* Data shown *
int amgh_num_levels(const amgh_t* h) { return h ? (int)h->levels.size() : 0; }
int amgh_tail_dense_build(amgh_t* h, int cycle_) {
  RC_TRY(check_ready(h));
  if (cycle_ < 0 || cycle_ > 2) return AMGH_EINVAL;
  HIP_TRY(hipSetDevice(h->device));
  if (!g_tail_dense || h->tail_level < 0) return AMGH_OK;
  RC_TRY(tail_dense_build(h, cycle_));
  if (cycle_ == AMGH_CYCLE_F) RC_TRY(tail_dense_build(h, AMGH_CYCLE_V));
  return AMGH_OK;
}
int amgh_tail_dense_info(const amgh_t* h, int cycle_, int* level, int64_t* rows, double* build_ms) {
  if (!h || cycle_ < 0 || cycle_ > 2) return AMGH_EINVAL;
  const bool on = h->finalized && h->tail_level >= 0 && h->tail[cycle_].built;
  if (level) *level = on ? h->tail_level : -1;
  if (rows) *rows = on ? h->levels[h->tail_level]->n : 0;
  if (build_ms) *build_ms = h->tail_build_ms;
  return AMGH_OK;
}
int64_t amgh_level_size(const amgh_t* h, int l) {
  if (!h || l < 0 || l > (int)h->levels.size()) return -1;
  return l == (int)h->levels.size() ? h->ncoarse : h->levels[l]->n;
}
int64_t amgh_device_bytes(const amgh_t* h) {
  if (!h) return 0;
  int64_t b = h->ws_bytes + ((h->ncoarse > 0 && h->coarse_op) ? h->ncoarse * h->ncoarse * kRealB : 0) + h->finalA.bytes;
  for (Level* L : h->levels) b += L->A.bytes + L->S.bytes + L->P.bytes + L->R.bytes + L->Pp.bytes + L->Rp.bytes;
  return b;
}
int amgh_device_bytes_detail(const amgh_t* h, int64_t* out8) {
  if (!h || !out8) return AMGH_EINVAL;
  for (int q = 0; q < 8; ++q) out8[q] = 0;
  for (Level* L : h->levels) {
    for (const amgh_csr* op : {&L->A, &L->S, &L->P, &L->R})
      if (op->rowptr) out8[0] += (op->nrows + 1) * 4 + op->nnz * kEntB;
    out8[1] += L->Pp.bytes + L->Rp.bytes;
    const GsSchedule* g = L->smat()->gs;
    if (!g) continue;
    out8[1] += g->csr_bytes;
    out8[2] += g->slot_bytes;
    int64_t known = g->csr_bytes + g->slot_bytes;
    for (const GsSchedule* c : {g->mf, g->mb})
      if (c) { out8[3] += c->csr_bytes; out8[4] += c->bytes - c->csr_bytes; known += c->bytes; }
    const int64_t tri = (g->tri_nnz + g->tri_nnz_b) * kEntB + ((g->tri_nnz ? 1 : 0) + (g->tri_nnz_b ? 1 : 0)) * (g->n + 1) * 4;
    out8[5] += tri;
    known += tri;
    out8[6] += std::max<int64_t>(0, g->bytes - known);
  }
  out8[0] += h->finalA.bytes;
  out8[7] = h->ws_bytes + ((h->ncoarse > 0 && h->coarse_op) ? h->ncoarse * h->ncoarse * kRealB : 0);
  return AMGH_OK;
}
int amgh_debug_bw_poll_giveups(const amgh_t* h, int l) {
  if (!h || l < 0 || l >= (int)h->levels.size()) return -1;
  amgh_csr* M = h->levels[l]->smat();
  const GsSchedule* g = M->gs;
  if (!g || !g->bw.on || !g->bw.err) return -1;
  if (hipSetDevice(h->device) != hipSuccess || hipDeviceSynchronize() != hipSuccess) return -1;
  return (int)*(volatile int32_t*)g->bw.err;
}
int amgh_debug_bw_mode(const amgh_t* h, int l) {
  if (!h || l < 0 || l >= (int)h->levels.size()) return -1;
  amgh_csr* M = h->levels[l]->smat();
  const GsSchedule* g = M->gs;
  if (!g || !g->bw.on) return 0;
  if (g->bw.flow.on && (g_gs_bw_flow || !g->bw.rec)) return 3;
  return (g_gs_bw_chain && g->bw.flags) ? 2 : 1;
}
int amgh_debug_bw_dict(const amgh_t* h, int l) {
  if (!h || l < 0 || l >= (int)h->levels.size()) return -1;
  const GsSchedule* g = h->levels[l]->smat()->gs;
  return g && g->bw.on && g->bw.flow.on && g->bw.flow.dict_on && (g_gs_bw_dict || !g->bw.flow.srec) && (g_gs_bw_flow || !g->bw.rec) ? 1 : 0;
}
int amgh_debug_bw_late(const amgh_t* h, int l) {
  if (!h || l < 0 || l >= (int)h->levels.size()) return -1;
  const GsSchedule* g = h->levels[l]->smat()->gs;
  return g && g->bw.on && g->bw.flow.on && g->bw.flow.late_ok && !g_gs_bw_inorder && g_gs_bw_relay > 0 && h->nrhs == 1 && (g_gs_bw_flow || !g->bw.rec) ? 1 : 0;
}
int amgh_debug_coded_ops(const amgh_t* h, int l) {
  if (!h || l < 0 || l >= (int)h->levels.size()) return -1;
  const Level* L = h->levels[l];
  const GsSchedule* g = (L->has_S ? L->S : L->A).gs;
  const bool a_on = L->lo_cc.ccol && (g_stream_code || (g && !g->col));
  const bool r_on = L->Rp.cc.ccol && (g_stream_code || !L->Rp.col), p_on = L->Pp.cc.ccol && (g_stream_code || !L->Pp.col);
  const amgh_csr& M = L->has_S ? L->S : L->A;
  const bool s_on = M.cc.ccol && (g_stream_code || !M.col);
  return (a_on ? 1 : 0) | (r_on ? 2 : 0) | (p_on ? 4 : 0) | (s_on ? 8 : 0);
}
int amgh_gs_num_dependency_levels(const amgh_t* h, int l) {
  if (!h || l < 0 || l >= (int)h->levels.size()) return -1;
  amgh_csr* M = h->levels[l]->smat();
  return M->gs ? M->gs->nlev : 0;
}
int amgh_gs_num_sweep_steps(const amgh_t* h, int l, int backward) {
  if (!h || l < 0 || l >= (int)h->levels.size()) return -1;
  amgh_csr* M = h->levels[l]->smat();
  const GsSchedule* g = M->gs;
  if (!g) return 0;
  if (g->dti_f && g_gs_dense_tri && g_gs_block_inverse) return (int)g->dti_off.size() - 1;
  if (g->nblk > 0 && g_gs_block_inverse) return g->nblk;
  if (g->bw.on) return (int)g->bw.launch_ptr.size() - 1;
  const GsSchedule* c = backward ? g->mb : g->mf;
  return (c && g_gs_merge > 1) ? c->nlev : g->nlev;
}

int amgh_gs_sweep_stats(const amgh_t* h, int l, int backward, int64_t* out6) {
  if (!h || l < 0 || l >= (int)h->levels.size() || !out6) return AMGH_EINVAL;
  for (int q = 0; q < 6; ++q) out6[q] = 0;
  amgh_csr* M = h->levels[l]->smat();
  const GsSchedule* g = M->gs;
  if (!g) return AMGH_OK;
  if (g->dti_f && g_gs_dense_tri && g_gs_block_inverse) {
// ... 761 lines not shown
  }
  for (int64_t p = 0; p < n; ++p) x[P.perm[p]] = xp[p];
  return AMGH_OK;
}

int amgh_debug_merged_sweep_host(int64_t nrows, int64_t ncols, const int32_t* rowptr, const int32_t* col,
                                 const real* val, int m, int backward, double omega, real* x, const real* b) {
  if (nrows < 0 || ncols < nrows || !rowptr || m < 1 || !x || !b || omega == 0.0) return AMGH_EINVAL;
  const int64_t n = nrows;
  HostLevelCsr base;
  std::vector<int32_t> perm;
  level_order(n, ncols, rowptr, col, val, base, perm);
  HostLevelCsr scaled = base;
  for (real& dd : scaled.pdiag) dd /= omega;
  const real shift = (1.0 - omega) / omega;
  MergeResult R = merge_build(scaled, ncols, m, backward != 0);
  if (R.max_row > kBigSlot) return AMGH_EUNSUPPORTED;
  const HostLevelCsr& S = R.sys;
  std::vector<real> ext(ncols + n);
  for (int64_t c = 0; c < ncols; ++c) ext[c] = c < n ? x[perm[c]] : x[c];
  std::vector<int32_t> lev_of(n);
  for (int l = 0; l < base.nlev; ++l)
    for (int32_t p = base.lvl_ptr[l]; p < base.lvl_ptr[l + 1]; ++p) lev_of[p] = l;
  for (int64_t p = 0; p < n; ++p) {
    real s = b[perm[p]];
    for (int32_t j = base.prow[p]; j < base.prow[p + 1]; ++j) {
      const int32_t c = base.pcol[j];
      if (c == p) continue;
      const bool other = c >= n || (backward ? lev_of[c] < lev_of[p] : lev_of[c] > lev_of[p]);
      if (other) s -= base.pval[j] * ext[c];
    }
    if (base.pdiag[p] != 0.0) s += shift * base.pdiag[p] * ext[p];
    ext[ncols + p] = s;
  }
  for (int k = 0; k < S.nlev; ++k) {
    const int q = backward ? S.nlev - 1 - k : k;
    std::vector<real> xn(S.lvl_ptr[q + 1] - S.lvl_ptr[q]);
    for (int32_t p = S.lvl_ptr[q]; p < S.lvl_ptr[q + 1]; ++p) {
      real acc = 0.0;
      for (int32_t j = S.prow[p]; j < S.prow[p + 1]; ++j) acc += S.pval[j] * ext[S.pcol[j]];
      xn[p - S.lvl_ptr[q]] = S.pdiag[p] != 0.0 ? (ext[ncols + p] - acc) / S.pdiag[p] : ext[p];
    }
    for (int32_t p = S.lvl_ptr[q]; p < S.lvl_ptr[q + 1]; ++p) ext[p] = xn[p - S.lvl_ptr[q]];
  }
  for (int64_t p = 0; p < n; ++p) x[perm[p]] = ext[p];
  return S.nlev;
}
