# RomanJuranek/librectify

Measured on AMD Instinct MI355X. Metric: Mpix/s end-to-end (detect+VP) on 4K frames, batch call of 64 frames, 5 in flight, higher is better.
Workload: dtype f32

## Files before the change

### librectify_amd/csrc/batch.hip

```cpp
#include "host.h"

#include <cstdio>
#include <cstdlib>
#include <cstring>
#include <string>

namespace lramd {


class LaneSet {
public:
    LaneSet() = default;
    LaneSet(const LaneSet&) = delete;
    LaneSet& operator=(const LaneSet&) = delete;
    int setup(lr_context* caller, int S, bool host_frames, bool keep_workspace) {
        c = caller;
        c->workers.reserve((size_t)std::max(0, S - 1));
        while ((int)c->workers.size() < S - 1) {
            lr_context* wc = nullptr;
            if (ctx_create(c->device, &wc)) return 1;
            c->workers.push_back(wc);
        }
        lanes.reserve((size_t)S);
        lanes.push_back(c);
        for (int i = 0; i < S - 1; ++i) lanes.push_back(c->workers[i]);
        for (lr_context* l : lanes) {
            l->opt = c->opt;
            l->flood_log_min = S == 1 ? 0 : 32;
            l->flood_log_walk = S == 1 ? 0 : 24;
            l->flood_logbig_off = S > 1;
            l->flood_jit_sleep_us = S == 1 ? 0 : 20;
            static const bool sleep_env = std::getenv("LIBRECTIFY_LANES_SLEEP") != nullptr;
            l->sleep_in_wait = sleep_env && host_frames;
            l->keep_workspace = keep_workspace;
        }
        return 0;
    }
    ~LaneSet() {
        if (!c) return;
        for (lr_context* l : lanes) {
            l->sleep_in_wait = false;
            l->keep_workspace = false;
        }
        c->flood_logbig_off = false;
        c->flood_log_min = c->flood_log_walk = 0;
        c->flood_jit_sleep_us = 0;
    }
    int size() const { return (int)lanes.size(); }
    lr_context* operator[](int i) const { return lanes[(size_t)i]; }

private:
    lr_context* c = nullptr;
    std::vector<lr_context*> lanes;
};

struct BatchOut {
    LineSegment* out;
    int capacity;
    int* n_lines;
    const RectificationConfig* cfg;
    ImageTransform* transforms;
    void write(int b, const std::vector<LineSegment>& res, int w, int h) const {
        const int n = (int)res.size();
        if (n_lines) n_lines[b] = n;
        if (out && capacity > 0 && n > 0) std::memcpy(out + (size_t)b * capacity, res.data(), sizeof(LineSegment) * (size_t)std::min(n, capacity));
        if (transforms) {
            const RectificationConfig def;
            transforms[b] = rectification_transform(res.data(), std::min(n, capacity > 0 ? capacity : n), w, h, cfg ? *cfg : def);
        }
    }
};

template <class Frame>
static int run_lanes(const LaneSet& lanes, int batch, std::atomic<int>& stop, const Frame& frame) {
    const int S = lanes.size();
    std::atomic<int> next_frame{0};
    std::vector<int> rc((size_t)S, 0);
    std::vector<std::string> err((size_t)S);
    auto work = [&](int si) {
        bool failed = false;
        if (si > 0 && hipSetDevice(lanes[0]->device) != hipSuccess) {
            set_error("hipSetDevice failed");
            failed = true;
        }
        while (!failed && !stop.load(std::memory_order_relaxed)) {
            const int b = next_frame.fetch_add(1, std::memory_order_relaxed);
            if (b >= batch) break;
            failed = frame(lanes[si], si, b) != 0;
        }
        if (failed) {
            rc[(size_t)si] = 1;
            err[(size_t)si] = get_error();
            stop.store(1);
        }
    };
    {
        JoinedThreads workers;
        for (int si = 1; si < S; ++si) workers.th.emplace_back(work, si);
        work(0);
    }
    for (int si = 0; si < S; ++si)
        if (rc[(size_t)si]) {
            set_error(err[(size_t)si]);
            return 1;
        }
    return 0;
}

int ctx_find_groups_batch_device(lr_context* c, const void* d_images, int format, size_t image_stride, int batch, int w, int h,
                                 int stride, float min_length, bool refine, LineSegment* out, int capacity, int* n_lines,
                                 const RectificationConfig* cfg, ImageTransform* transforms) {
    if (batch <= 0) return 0;
    const size_t bpp = (size_t)pix_bytes(format);
    if (bpp == 0) {
        set_error("unknown pixel format of the frames");
        return 1;
    }
    LaneSet lanes;
    if (lanes.setup(c, std::max(1, std::min(c->opt.batch_streams, batch)), false, false)) return 1;
    const BatchOut results{out, capacity, n_lines, cfg, transforms};
    std::atomic<int> stop{0};
    return run_lanes(lanes, batch, stop, [&](lr_context* l, int, int b) {
        std::vector<LineSegment> res;
        if (ctx_find_groups_device(l, static_cast<const uint8_t*>(d_images) + (size_t)b * image_stride * bpp, format, w, h, stride, min_length,
                                   refine, res))
            return 1;
        results.write(b, res, w, h);
        return 0;
    });
}

int ctx_find_groups_frames_device(lr_context* c, const lr_frame* frames, int format, bool tagged, int batch, float min_length,
                                  bool refine, LineSegment* out, int capacity, int* n_lines, const RectificationConfig* cfg,
                                  ImageTransform* transforms) {
    auto bad = [](int b, const char* what) {
        set_error("lr_find_line_segment_groups_batch_device: frame " + std::to_string(b) + " of the table: " + what);
        return 1;
    };
    if (pix_bytes(format) == 0) {
        set_error("unknown pixel format of the frames");
        return 1;
    }
    if (frames == nullptr) {
        set_error("lr_find_line_segment_groups_batch_device: no frame table");
        return 1;
    }
    size_t max_pix = 0;
    int max_tiles = 0;
    for (int b = 0; b < batch; ++b) {
        const lr_frame& f = frames[b];
        if (f.data == nullptr) return bad(b, "null data");
        if (f.width < 1 || f.height < 1) return bad(b, "size below 1");
        if (f.stride < f.width) return bad(b, "stride smaller than the width");
        if (format == LR_PIX_F32 && (reinterpret_cast<uintptr_t>(f.data) & 3u)) return bad(b, "f32 address not 4-byte aligned");
        if (f.width < 5 || f.height < 5) {
            if (!tagged) return bad(b, "image smaller than the 5x5 filter");
            continue;
        }
        max_pix = std::max(max_pix, (size_t)f.width * (size_t)f.height);
        max_tiles = std::max(max_tiles, filter_geometry(f.width, f.height).n_tiles);
    }
    LaneSet lanes;
    if (lanes.setup(c, std::max(1, std::min(c->opt.batch_streams, batch)), false, true)) return 1;
    LR_HIP(hipSetDevice(c->device));
    for (int si = 0; si < lanes.size() && max_pix; ++si)
        if (ctx_reserve_workspace(lanes[si], max_pix, max_tiles)) return 1;
    const BatchOut results{out, capacity, n_lines, cfg, transforms};
    std::atomic<int> stop{0};
    return run_lanes(lanes, batch, stop, [&](lr_context* l, int, int b) {
        const lr_frame& f = frames[b];
        std::vector<LineSegment> res;
        if (f.width >= 5 && f.height >= 5 &&
            ctx_find_groups_device(l, f.data, format, f.width, f.height, f.stride, f.min_length < 0.f ? min_length : f.min_length, refine, res))
            return 1;
        results.write(b, res, f.width, f.height);
        return 0;
    });
}

int ctx_find_groups_batch_host(lr_context* c, const void* const* frames, int format, int batch, int w, int h, int stride,
                               float min_length, bool refine, int num_threads, LineSegment* out, int capacity,
                               int* n_lines, const RectificationConfig* cfg, ImageTransform* transforms) {
    if (batch <= 0) return 0;
    const int bpp = pix_bytes(format);
    if (bpp == 0) {
        set_error("unknown pixel format of the frames");
        return 1;
    }
    const int S = std::max(1, std::min(c->opt.batch_streams, batch));
    BatchUploader up(c, frames, batch, w, h, stride, bpp, S, num_threads);
    if (up.check()) return 1;
    LaneSet lanes;
    if (lanes.setup(c, S, true, false) || up.start()) return 1;
    const BatchOut results{out, capacity, n_lines, cfg, transforms};
    const int lanes_rc = run_lanes(lanes, batch, up.stop, [&](lr_context* l, int si, int b) {
        const void* img = nullptr;
        int slot = -1;
        if (up.ready(b, l->stream, &img, &slot)) return 1;
        if (img == nullptr) return 0;
        std::vector<LineSegment> res;
        const double t_f0 = now_ms();
        if (ctx_find_groups_device(l, img, format, w, h, w, min_length, refine, res)) return 1;
        up.release(slot, b, l, si, t_f0);
        results.write(b, res, w, h);
        return 0;
    });
    const std::string& up_err = up.end();
    if (lanes_rc) return 1;
    if (!up_err.empty()) {
        set_error(up_err);
        return 1;
    }
    return 0;
}

int ctx_find_groups_batch_host_multi(lr_context* c, const int* devices, int n_devices, const void* const* frames, int format, int batch,
                                     int w, int h, int stride, float min_length, bool refine, int num_threads,
                                     LineSegment* out, int capacity, int* n_lines, const RectificationConfig* cfg,
                                     ImageTransform* transforms) {
    if (batch <= 0) return 0;
    if (n_devices <= 0 || devices == nullptr) {
        set_error("multi-device batch: empty device list");
        return 1;
    }
    int ndev = 0;
    if (hipGetDeviceCount(&ndev) != hipSuccess) ndev = 0;
    for (int i = 0; i < n_devices; ++i)
        if (devices[i] < 0 || devices[i] >= ndev) {
            set_error("multi-device batch: device index out of range");
            return 1;
        }
    if ((int)c->peers.size() > n_devices) {
        for (size_t i = (size_t)n_devices; i < c->peers.size(); ++i) ctx_destroy(c->peers[i]);
        c->peers.resize((size_t)n_devices);
    }
    c->peers.resize((size_t)n_devices, nullptr);
    for (int i = 0; i < n_devices; ++i) {
        if (c->peers[(size_t)i] && c->peers[(size_t)i]->device != devices[i]) {
            ctx_destroy(c->peers[(size_t)i]);
            c->peers[(size_t)i] = nullptr;
        }
        if (!c->peers[(size_t)i] && ctx_create(devices[i], &c->peers[(size_t)i])) {
            (void)hipSetDevice(c->device);
            return 1;
        }
        c->peers[(size_t)i]->opt = c->opt;
    }
    const int per = (batch + n_devices - 1) / n_devices;
    bool blocks_apart = true;
    if (const size_t fbpp = (size_t)pix_bytes(format)) {
        const size_t span = (size_t)(h - 1) * (size_t)(stride < 0 ? -stride : stride) * fbpp + (size_t)w * fbpp;
        for (int i = 0; i < batch && blocks_apart && w > 0 && h > 0; ++i)
            for (int j = (i / per + 1) * per; j < batch && blocks_apart; ++j) {
                if (!frames[i] || !frames[j]) continue;
                const uintptr_t a = reinterpret_cast<uintptr_t>(frames[i]) - (stride < 0 ? (size_t)(h - 1) * (size_t)(-stride) * fbpp : 0);
                const uintptr_t b = reinterpret_cast<uintptr_t>(frames[j]) - (stride < 0 ? (size_t)(h - 1) * (size_t)(-stride) * fbpp : 0);
                blocks_apart = a + span <= b || b + span <= a;
            }
    }
    for (lr_context* p : c->peers) p->batch_no_register = !blocks_apart;
    std::vector<int> rc((size_t)n_devices, 0);
    std::vector<std::string> err((size_t)n_devices);
    auto run = [&](int i) {
        const int b0 = std::min(batch, i * per), b1 = std::min(batch, b0 + per);
        if (b1 <= b0) return;
        lr_context* p = c->peers[(size_t)i];
        if (hipSetDevice(p->device) != hipSuccess) {
            rc[(size_t)i] = 1;
            err[(size_t)i] = "hipSetDevice failed";
            return;
        }
        const int nt = num_threads > 1 ? std::max(2, num_threads / std::min(n_devices, (batch + per - 1) / per)) : num_threads;
        if (ctx_find_groups_batch_host(p, frames + b0, format, b1 - b0, w, h, stride, min_length, refine, nt,
                                       out ? out + (size_t)b0 * capacity : nullptr, capacity, n_lines ? n_lines + b0 : nullptr, cfg,
                                       transforms ? transforms + b0 : nullptr)) {
            rc[(size_t)i] = 1;
            err[(size_t)i] = get_error();
        }
    };
    std::vector<std::thread> th;
    for (int i = 1; i < n_devices; ++i) th.emplace_back(run, i);
    run(0);
    for (auto& t : th) t.join();
    (void)hipSetDevice(c->device);
    for (int i = 0; i < n_devices; ++i)
        if (rc[(size_t)i]) {
            set_error("device list entry " + std::to_string(i) + " (device " + std::to_string(devices[i]) + "): " + err[(size_t)i]);
// ... 7 lines not shown
```

### librectify_amd/csrc/common.h

```cpp
#pragma once
#include <hip/hip_runtime.h>

#include <cstdint>
#include <string>

#include "../../include/librectify_amd.h"

namespace lramd {

constexpr float kEps = 1e-6f;
constexpr int kMaxModels = 4;
constexpr int kMaxPeelModels = 5;
constexpr float kInlierDeg = 2.0f;
constexpr float kGarbageDeg = 4.0f;
constexpr int kRansacMaxIter = 10000;
constexpr int kEdgeKernelSize = 2;
constexpr float kEdgeKernelSigma = 1.0f;
constexpr int kSeedDist = 2;
constexpr float kSeedRatio = 0.95f;
constexpr float kTraceTolerance = 0.25f;
constexpr float kLineMaxErr = 2.0f;
constexpr float kLineMinLength = 5.f;
constexpr int kComponentMinSize = 5;
constexpr int kBins = 8;
constexpr int kOverlayStrokeNum = 9, kOverlayStrokeDen = 4;
constexpr int kOverlayDiscR2 = 25;
constexpr int kOverlayColours = 12;
constexpr uint32_t kOverlayPalette[kOverlayColours] = {0x0000FFu, 0x00FF00u, 0xFF0000u, 0xFFFF00u, 0xFF00FFu, 0x00FFFFu,
                                                       0x000080u, 0x008000u, 0x800000u, 0x808000u, 0x800080u, 0x008080u};
constexpr uint32_t kOverlayUngrouped = 0xFFFFFFu;
constexpr int kOverlayMaxCoord = 1 << 24;

struct FilterConsts {
    float d[5];
    float g[5];
    float st[kBins];
    float ct[kBins];
};

struct BinTrig {
    float st[kBins];
    float ct[kBins];
};

constexpr uint32_t kLabelFree = 0xFFFFFFFFu;
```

* Exercise objective *
Going through the listing above, please work out how many lines contain the word "omega", and give the number alone.

* Exercise result *
4